Table 3. Summary of the main theoretical propositions
Phases of skill acquisition

Four overlapping phases:

  1. Principle encoding
  2. Relying on analogs
  3. Forming declarative rules
  4. Fine tuning: automation and flexibilization
  • High in initial cognitive skill acquisition
  • Superior to learning by doing, even if well supported
  • Active self-explaining and comparing foster transfer to novel problems
  • Low in later phases, especially when automation is the main goal
Explanations of effectiveness
  • Reducing superficial strategies and cognitive load irrelevant for schema construction
  • Affordance for self-explaining and comparing examples, resulting in schema construction
  • Affordance for relating abstract principles with concrete episodes
  • Provision of potentially useful “episodic” cases
Design principles
  • Self-explanation and comparison principle
  • Explanation-help principle
  • Model-observer similarity principle
  • Example-set principle
  • Easy-mapping principle
  • Meaningful building blocks principle
  • Studying errors principle
  • Imagery principle
  • Interleaving by fading principle

In OL arrangements, examples usually include instructional explanations (Schunk & Zimmerman, 2007). This combination is often suboptimal, as traditional WEs research has shown. Supporting the self-explanation of examples is usually the better option (Schworm & Renkl, 2006). In some modeling studies, such as that of Braaksma et al. (2006), students were actually encouraged to deeply process and compare two examples—both a self-explanation and comparison activity. However, it is unclear what effects the induction of self-explaining and comparing had in these studies because there were no corresponding control conditions. In a nutshell, although self-explanation activities and corresponding instructional procedures are very important factors in determining the effects of example-based learning, they have thus far played a minor role in OL research and models.

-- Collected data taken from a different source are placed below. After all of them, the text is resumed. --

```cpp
template <typename TS, bool kSharded, bool kPredict, bool kFused = false, bool kDev = false, bool kDecide = false>
__global__ __launch_bounds__(kGatherBlock) void k_gather(DevState st, CorrectArgs a, PanelView pv, PredictArgs pa,
                                                         typename DevLoopParam<kDev>::type dl) {
    static_assert(!kDev || !kFused, "the device loop never drives the small-map fused form");
    static_assert(!kDecide || (kDev && !kSharded && !kPredict), "the device-decided branch: unsharded, predict carried out before");
    __shared__ double pss[24];
    __shared__ SmallSolve sol;
    __shared__ PredictSmall ps;
    __shared__ double pose_sh[3];
    __shared__ int diag_ready;
    __shared__ int staged_cnt;
    __shared__ double2 upatch[kMaxPending * 4];
    const int tid = threadIdx.x;
    const int role = __builtin_amdgcn_readfirstlane(tid >> 6);
    const int lane = tid & 63;
    const int cur = a.cur;
    const double *__restrict__ x = cur ? st.x[1] : st.x[0];
    const double *__restrict__ strip = cur ? st.strip[1] : st.strip[0];
    const double *__restrict__ prr_cur = cur ? st.prr[1] : st.prr[0];
    double *__restrict__ x_nxt = cur ? st.x[0] : st.x[1];
    double *__restrict__ strip_nxt = cur ? st.strip[0] : st.strip[1];
    double *__restrict__ prr_nxt = cur ? st.prr[0] : st.prr[1];
    const TS *__restrict__ tiles = (const TS *)st.tiles;
    int64_t j = a.j;
    const int64_t ldm = st.ldm;
    const int npend = a.npend, pstart = a.pstart;
    if constexpr (kDev) {
        double dll;
        int dix;
        reduce_partials_wave(dl.parts_in, dl.nblk_in, dl.seq_in, lane, dll, dix);
        dix = __builtin_amdgcn_readfirstlane(dix);
        if constexpr (kDecide) {
            const int64_t Nd = dl.n_known >= 0 ? dl.n_known : *dl.dn_in;
            a.n_mm = 2 * Nd;
            const bool stopped = *(volatile int32_t *)dl.abort == dl.scan_id;
            if (stopped || !(dix >= 0 && (int64_t)dix < Nd)) {
                int code = stopped ? -3 : dix;
                if (code == -1 && *(const volatile double *)(dl.loc + 3 * (Nd - dl.loc_base) + 2) != 1.0) {
                    code = -4;
                    if (blockIdx.x == 0 && tid == kGatherCols + 64) *(volatile int32_t *)dl.abort = dl.scan_id;
                }
// ... 23 lines not shown
#define EKF_STAMP() do { } while (0)
#endif

    if (role >= 4) {
        double small_v = 0.0;
        if (role == 4) {
            const double *sp = prr_cur;
            if (lane < 9) sp = prr_cur + lane;
            else if (lane < 15) { const int t = (lane - 9) >> 1, b = (lane - 9) & 1; sp = strip + t * ldm + j + b; }
            else if (lane >= 19 && lane < 22) sp = x + (lane - 19);
            else if (lane >= 22 && lane < 24) sp = x + 3 + j + (lane - 22);
            small_v = *sp;
            if (lane == 24) { diag_ready = 0; staged_cnt = 0; }
        } else if (role == 5) {
            const int t = (lane >> 1) & 1, b = lane & 1;
            small_v = st.diag[st.dcur][3 * (j >> 1) + (t > b ? t : b) + (t > b ? b : t)];
        } else {
            small_v = x[lane < 3 ? lane : 3 + j + ((lane - 3) & 1)];
        }
        __builtin_amdgcn_sched_barrier(0);
        asm volatile("s_barrier" ::: "memory");
        EKF_STAMP();
        if (role == 4 && (lane < 15 || (lane >= 19 && lane < 24))) pss[lane] = small_v;
        if (role == 5 && lane < 4) pss[15 + lane] = small_v;
        EKF_STAMP();
        if (role == 5) {
            wave_lds_sync();
            if (lane == 0) *(volatile int *)&diag_ready = 1;
            EKF_STAMP();
        } else if (role == 6) {
            const double bx = lane_bcast(small_v, 0), by = lane_bcast(small_v, 1), bth = lane_bcast(small_v, 2),
                         blx = lane_bcast(small_v, 3), bly = lane_bcast(small_v, 4);
            if (lane == 0) {
                double pose[3] = { bx, by, bth };
                if (kPredict) {
                    const double2 sc2 = sincosd_ni(pose[2] + pa.u1);
                    const double sn2 = sc2.x, cs2 = sc2.y;
                    const double p0 = predict_pose_entry(pose, 0, pa.u0, pa.u1, sn2, cs2), p1 = predict_pose_entry(pose, 1, pa.u0, pa.u1, sn2, cs2),
                                 p2 = predict_pose_entry(pose, 2, pa.u0, pa.u1, sn2, cs2);
                    pose[0] = p0; pose[1] = p1; pose[2] = p2;
                }
                const double d0 = blx - pose[0], d1 = bly - pose[1];
                const double bearing = bearing_ni(d1, d0, pose[2]);
                const double sq = sqrt(d0 * d0 + d1 * d1);
// ... 110 lines not shown
    const int64_t c = (int64_t)blockIdx.x * kGatherCols + tid;
    const bool live = c < a.n_mm;
    static_assert(kMaxPending * 4 == 2 * kGatherCols, "two uniform operands per column lane");
    auto load_up = [&](int e0) {
        const int e = (do_patch && e0 < 4 * npend) ? e0 : 0;
        const int i = e >> 2, which = e & 3;
        const double *base = (which < 2 ? st.Kp : st.Gp) + (int64_t)ring_slot(pstart, i, st.pcap) * st.pair_stride;
        return reinterpret_cast<const double2 *>(base)[j + (which & 1)];
    };
    const double2 up0 = load_up(tid), up1 = load_up(tid + kGatherCols);
    __builtin_amdgcn_sched_barrier(0);
    asm volatile("s_barrier" ::: "memory");
    EKF_STAMP();
    double m0 = 0.0, m1 = 0.0, s0 = 0.0, s1 = 0.0, s2 = 0.0, xc = 0.0;
    const bool rowpart = c <= j, colpart = c >= j + 2;
    if (live) {
        if (kSharded) { const double2 m = pv.at(st.tm, c); m0 = m.x; m1 = m.y; }
        else if (rowpart) {
            const int64_t m = st.tm.T - 1;
            const TS *__restrict__ tp = tiles + st.tm.tile_offset(j >> st.tm.shift, c >> st.tm.shift) + ((j & m) << st.tm.shift) + (c & m);
            m0 = (double)tp[0]; m1 = (double)tp[st.tm.T];
        }
        else if (colpart) pmm_low_pair<TS>(tiles, st.tm, c, j, m0, m1);
        else pmm_low_pair<TS>(tiles, st.tm, j + 1, j, m0, m1);
        s0 = strip[c]; s1 = strip[ldm + c]; s2 = strip[2 * ldm + c];
        xc = x[3 + c];
    }
    double dgc = 0.0, dgl = 0.0;
    if (live) {
        const double *__restrict__ dg = st.diag[st.dcur] + 3 * (c >> 1);
        if (c & 1) { dgl = dg[1]; dgc = dg[2]; } else dgc = dg[0];
    }
    __builtin_amdgcn_sched_barrier(0);
    EKF_STAMP();
    upatch[tid] = up0; upatch[tid + kGatherCols] = up1;
    wave_lds_sync();
    if ((tid & 63) == 0) atomicAdd(&staged_cnt, 1);
    while (*(volatile int *)&staged_cnt < 4) { }
    wave_lds_sync();
    EKF_STAMP();

    constexpr int kPre = 32;
    const int npre = do_patch ? (npend < kPre ? npend : kPre) : 0;
    const int64_t pad_cols = st.tm.padded(a.n_mm);
// ... 12 lines not shown
        int npre_ld = npre;
        asm volatile("" : "+s"(npre_ld));
#pragma unroll
        for (int g0 = 0; g0 < kPre; g0 += 8) {
            if (g0 < npre_ld) {
#pragma unroll
                for (int t = 0; t < 8; ++t) {
                    pre[g0 + t] = *reinterpret_cast<const double2 *>(ub + (uint64_t)off * 16u + lane_bytes);
                    if (g0 + t + 1 < npre) { off += step; if (off == wrap) off = 0; }
                }
            }
        }
    }


    if (live && do_patch) {
        if (rowpart) {
#pragma unroll
            for (int g0 = 0; g0 < kPre; g0 += 8)
                if (g0 < npre) {
                    double2 ua[8], ub[8];
#pragma unroll
                    for (int t = 0; t < 8; ++t) { ua[t] = upatch[4 * (g0 + t) + 0]; ub[t] = upatch[4 * (g0 + t) + 1]; }
#pragma unroll
                    for (int t = 0; t < 8; ++t) {
                        const double v0 = rank2_apply(m0, ua[t], pre[g0 + t]), v1 = rank2_apply(m1, ub[t], pre[g0 + t]);
                        m0 = g0 + t < npre ? v0 : m0; m1 = g0 + t < npre ? v1 : m1;
                    }
                }
            const double2 *__restrict__ gp = reinterpret_cast<const double2 *>(st.Gp) + c;
            int i = npre;
            for (; i + 8 <= npend; i += 8) {
                double2 g[8];
#pragma unroll
                for (int q = 0; q < 8; ++q) g[q] = gp[(int64_t)ring_slot(pstart, i + q, st.pcap) * ps2];
#pragma unroll
                for (int q = 0; q < 8; ++q) {
                    m0 = rank2_apply(m0, upatch[4 * (i + q) + 0], g[q]);
                    m1 = rank2_apply(m1, upatch[4 * (i + q) + 1], g[q]);
                }
            }
            for (; i < npend; ++i) {
                const double2 g = gp[(int64_t)ring_slot(pstart, i, st.pcap) * ps2];
                m0 = rank2_apply(m0, upatch[4 * i + 0], g);
                m1 = rank2_apply(m1, upatch[4 * i + 1], g);
            }
        } else if (colpart) {
#pragma unroll
            for (int g0 = 0; g0 < kPre; g0 += 8)
                if (g0 < npre) {
                    double2 ua[8], ub[8];
#pragma unroll
                    for (int t = 0; t < 8; ++t) { ua[t] = upatch[4 * (g0 + t) + 2]; ub[t] = upatch[4 * (g0 + t) + 3]; }
#pragma unroll
                    for (int t = 0; t < 8; ++t) {
                        const double v0 = rank2_apply(m0, pre[g0 + t], ua[t]), v1 = rank2_apply(m1, pre[g0 + t], ub[t]);
                        m0 = g0 + t < npre ? v0 : m0; m1 = g0 + t < npre ? v1 : m1;
                    }
                }
            const double2 *__restrict__ kp = reinterpret_cast<const double2 *>(st.Kp) + c;
            int i = npre;
            for (; i + 8 <= npend; i += 8) {
                double2 k[8];
#pragma unroll
                for (int q = 0; q < 8; ++q) k[q] = kp[(int64_t)ring_slot(pstart, i + q, st.pcap) * ps2];
#pragma unroll
                for (int q = 0; q < 8; ++q) {
                    m0 = rank2_apply(m0, k[q], upatch[4 * (i + q) + 2]);
                    m1 = rank2_apply(m1, k[q], upatch[4 * (i + q) + 3]);
                }
            }
            for (; i < npend; ++i) {
                const double2 k = kp[(int64_t)ring_slot(pstart, i, st.pcap) * ps2];
                m0 = rank2_apply(m0, k, upatch[4 * i + 2]);
                m1 = rank2_apply(m1, k, upatch[4 * i + 3]);
            }
        } else {
            for (int i = 0; i < npend; ++i) {
                m0 = rank2_apply(m0, upatch[4 * i + 1], upatch[4 * i + 2]);
                m1 = rank2_apply(m1, upatch[4 * i + 1], upatch[4 * i + 3]);
            }
        }
    }
    {
        const double dgl_p = lane_xor1(dgl);
        if (c == j) { m0 = dgc; m1 = dgl_p; }
        else if (c == j + 1) { m0 = dgl; m1 = dgc; }
    }
    EKF_STAMP();
    __syncthreads();
    EKF_STAMP();

    const int64_t pad_end = st.tm.padded(a.n_mm);
    const int64_t out_off = (int64_t)ring_slot(pstart, npend, st.pcap) * st.pair_stride;
    double2 *__restrict__ Gout = reinterpret_cast<double2 *>(st.Gp + out_off);
    double2 *__restrict__ Kout = reinterpret_cast<double2 *>(st.Kp + out_off);
    double g[2] = { 0.0, 0.0 }, k0 = 0.0, k1 = 0.0;
    double xn = 0.0, t0 = 0.0, t1 = 0.0, t2 = 0.0;
    if (live) {
        if (kPredict) predict_strip(s0, s1, s2, ps.fa, ps.fb);
        for (int r = 0; r < 2; ++r)
            g[r] = sol.Hs[r][0] * s0 + sol.Hs[r][1] * s1 + sol.Hs[r][2] * s2 + sol.Hs[r][3] * m0 + sol.Hs[r][4] * m1;
        k0 = g[0] * sol.Phi[0] + g[1] * sol.Phi[2];
        k1 = g[0] * sol.Phi[1] + g[1] * sol.Phi[3];
        if (!kFused) {
            Gout[c] = make_double2(g[0], g[1]);
            Kout[c] = make_double2(k0, k1);
            if (st.Gp32) {
                st.Gp32[out_off + c] = (float)g[0]; st.Gp32[out_off + ldm + c] = (float)g[1];
                st.Kp32[out_off + c] = -(float)k0; st.Kp32[out_off + ldm + c] = -(float)k1;
            }
        }
        xn = xc + (k0 * sol.nu[0] + k1 * sol.nu[1]);
        t0 = s0 - (sol.Kr[0][0] * g[0] + sol.Kr[0][1] * g[1]);
        t1 = s1 - (sol.Kr[1][0] * g[0] + sol.Kr[1][1] * g[1]);
        t2 = s2 - (sol.Kr[2][0] * g[0] + sol.Kr[2][1] * g[1]);
        x_nxt[3 + c] = xn;
        double *__restrict__ sn = strip_nxt;
        sn[c] = t0;
        sn[ldm + c] = t1;
        sn[2 * ldm + c] = t2;
    } else if (c < pad_end && !kFused) {
        Gout[c] = make_double2(0.0, 0.0);
        Kout[c] = make_double2(0.0, 0.0);
        if (st.Gp32) {
            st.Gp32[out_off + c] = 0.0f; st.Gp32[out_off + ldm + c] = 0.0f;
            st.Kp32[out_off + c] = -0.0f; st.Kp32[out_off + ldm + c] = -0.0f;
        }
    }
    double ndc, ndl;
    {
        const double2 kn = make_double2(k0, k1), gn = make_double2(g[0], g[1]);
        const double2 gl = make_double2(lane_xor1(gn.x), lane_xor1(gn.y));
        ndc = rank2_apply(dgc, kn, gn);
        ndl = rank2_apply(dgl, kn, gl);
        if (live) {
// ... 86 lines not shown
```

Analogical reasoning research focuses mainly on example comparison and relating examples to abstract principles, which is, without a doubt, extremely important. However, WEs research shows that the use of earlier analogs is determined by many important factors, in particular, by the elaboration of single examples and example-design features (e.g., easy mapping, meaningful building blocks). Hence, AR research would profit greatly by considering the instructional principles detailed in this article from both an instructional perspective and because applying or neglecting these principles may moderate AR processes.

In conclusion, there is little doubt that example-based learning is one of the best researched learning methods. The present theory integrates the most important findings on example-based learning and has led to a number of well-founded theoretical propositions. We hope that this integrative theory will stimulate fruitful research that further advances our understanding of example-based learning, one of the most powerful learning methods we know.


Thanks to Carole Cürten for correcting and refining my English.